C++ remove elements from a vector
The Problem
Given below vector v containing 8 integers, remove all elements that are greater than 5.
std::vector<int> v{3, 6, 1, 2, 7, 0, 9, 4};
The Solution
I was actually asked this question during an interview long time ago. At first glance this question seems simple. But to do it right and efficiently, you need to have some familiarity with the STL.
Before diving into the solutions, I want to highlight that a vector in C++ is a continuous container, meaning that the elements are adjacent to each other. This gives you the constant time complexity to get an element at any index. This also means you need to make sure the vector is still continuous after one element is removed.
1. The naive way
The naive way is to loop through each element in the vector, and check if the element is greater than 5. If yes, erase it.
std::vector<int> v{3, 6, 1, 2, 7, 0, 9, 4};
for (auto iter = v.begin(); iter != v.end();) {
if (*iter > 5) {
iter = v.erase(iter);
} else {
++iter;
}
}
You should always be careful when you modify an array in-place while looping through it, in any languages. Fortunately in this case our code works correctly. Here is the first knowledge point:
v.erase(iter) returns the iterator to the next element following the last removed element.
Effectively this advances the iterator to the next in the case when the current element is erased.
Though this solution works, it’s not efficient. Every time we erase an element, we need to move all subsequent elements. The time complexity is O(n²). Can we do it in a faster way?
2. Erase-remove idiom
The faster way is called erase-remove idiom:
std::vector<int> v{3, 6, 1, 2, 7, 0, 9, 4};
v.erase(std::remove_if(v.begin(), v.end(), [](int i) { return i > 5; }), v.end());
This is both syntactically concise and efficient. Let’s break down the statement and understand what it does.
std::remove_if
std::remove_if takes the beginning and end iterators of the range you want to work on, and each element in the range is passed to the third parameter, which is a UnaryPredicate. The UnaryPredicate is basically a function that takes a single element and returns a bool. If the return value is false, std::remove_if will move the element to the front of the range. At the end, it returns an iterator to the location immediately after the last element that should be kept (UnaryPredicate false).

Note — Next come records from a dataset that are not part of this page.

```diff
@@ -783,6 +816,7 @@
     r->start = r->recv_cursor = start;
     r->end_offset = start + len;
     r->dest = dest;
+    if (dest && len > 0) r->live_gen = r->win.post(dest, len, 0);
     if (shared_ctx) {
         r->ctx = shared_ctx;
         r->own_ctx = false;
@@ -810,6 +844,10 @@
         delete r;
         return rc;
     }
+    if (!dest && !r->prefetch) {
+        const char *ev = getenv("HDFS3_READER_EAGER_COPY");
+        r->post_reads = ev && (ev[0] == '0' || ev[0] == '1') ? ev[0] == '1' : !r->verify;
+    }
     if (int rc = net::set_recv_timeout(r->fd, r->timeout_ms)) {
         delete r;
         return fail(rc, "RemoteBlockReader: cannot set the socket's read timeout");
diff --git a/libhdfs3_amd/csrc/client/input_stream.cpp b/libhdfs3_amd/csrc/client/input_stream.cpp
--- a/libhdfs3_amd/csrc/client/input_stream.cpp
+++ b/libhdfs3_amd/csrc/client/input_stream.cpp
@@ -238,6 +238,7 @@
         std::vector<Node> saved;
         saved.swap(failed);
         int rc = 0;
+        int64_t most = 0;
         for (;;) {
             hdfs3_block_reader *r = nullptr;
             Node node;
@@ -255,6 +256,7 @@
             if (local) last_error = hdfs3_crc_last_error();
             hdfs3_block_reader_close(r);
             if (got == len) break;
+            most = std::max(most, got);
             if (local || (dev && n == -EINVAL)) {
                 if (!local) last_error = hdfs3_crc_last_error();
                 rc = n < 0 ? n : -EIO;
@@ -264,6 +266,7 @@
             failed.push_back(node);
         }
         failed.swap(saved);
+        if (rc && !dev && most > 0) std::memset(out, 0, size_t(most));
         return rc;
     }
 
diff --git a/libhdfs3_amd/csrc/client/posted_window.h b/libhdfs3_amd/csrc/client/posted_window.h
--- /dev/null
+++ b/libhdfs3_amd/csrc/client/posted_window.h
@@ -0,0 +1,77 @@
+#pragma once
+
+#include <algorithm>
+#include <atomic>
+#include <condition_variable>
+#include <cstdint>
+#include <cstring>
+#include <mutex>
+
+namespace hdfs3crc {
+
+class PostedWindow {
+public:
+    struct Placed {
+        uint8_t *at = nullptr;
+        int64_t skip = 0;
+        int64_t n = 0;
+        uint64_t gen = 0;
+    };
+    struct Extent {
+        int64_t lo = 0, hi = 0;
+    };
+
+    uint64_t post(uint8_t *out, int64_t len, int64_t off) {
+        std::unique_lock<std::mutex> lk(m_);
+        cv_.wait(lk, [&] { return !busy_; });
+        out_ = out;
+        len_ = len;
+        off_ = off;
+        lo_ = len;
+        hi_ = 0;
+        armed_.store(out != nullptr && len > 0, std::memory_order_release);
+        return ++gen_;
+    }
+
+    Placed place(const uint8_t *src, int64_t off, int64_t n) {
+        if (!armed_.load(std::memory_order_acquire) || n <= 0) return Placed{};
+        std::unique_lock<std::mutex> lk(m_);
+        if (!armed_.load(std::memory_order_relaxed)) return Placed{};
+        const int64_t a = std::max(off, off_), b = std::min(off + n, off_ + len_);
+        if (b <= a) return Placed{};
+        Placed p{out_ + (a - off_), a - off, b - a, gen_};
+        lo_ = std::min(lo_, a - off_);
+        hi_ = std::max(hi_, b - off_);
+        busy_ = true;
+        lk.unlock();
+        std::memcpy(p.at, src + p.skip, size_t(p.n));
+        lk.lock();
+        busy_ = false;
+        lk.unlock();
+        cv_.notify_all();
+        return p;
+    }
+
+    Extent withdraw() {
+        std::unique_lock<std::mutex> lk(m_);
+        armed_.store(false, std::memory_order_release);
+        cv_.wait(lk, [&] { return !busy_; });
+        const Extent e{lo_, hi_};
+        out_ = nullptr;
+        len_ = off_ = 0;
+        lo_ = hi_ = 0;
+        return e;
+    }
+
+private:
+    std::mutex m_;
+    std::condition_variable cv_;
+    std::atomic<bool> armed_{false};
+    uint8_t *out_ = nullptr;
+    int64_t len_ = 0, off_ = 0;
+    int64_t lo_ = 0, hi_ = 0;
+    uint64_t gen_ = 0;
+    bool busy_ = false;
+};
+
+}
```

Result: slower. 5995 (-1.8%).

A visual demo may better help this: Suppose we print out the result of v after calling
std::remove_if(v.begin(), v.end(), [](int i) { return i > 5; })
vector::erase
The std::remove_if does not actually remove anything. It merely cluster all elements that should be kept together, and give you an iterator, after which the range are meaningless rubbish and should be erased. Erasing the leftover is straightforward:
v.erase(returned_iter, v.end())
It erases all the elements between the returned_iter and the end of the vector.
The time complexity is linear: you only need one linear traversal to finish std::remove_if(), and v.erase() is a constant time operation.
3. Post-C++20 solution
C++20 makes the solution easier by introducing a new algorithm: std::erase_if. So all you need to do is
std::erase_if(v, [](int i) { return i > 5; })
That simple and concise! The the time complexity is also linear.
Final notes
If you checked the reference of std::remove_if and std::erase_if, you’ve probably noticed they each have another version respectively: std::remove and std::erase. This is just a specialized version of std::remove_if or erase_if — the predicate is: return true if the element in the vector equals the input value.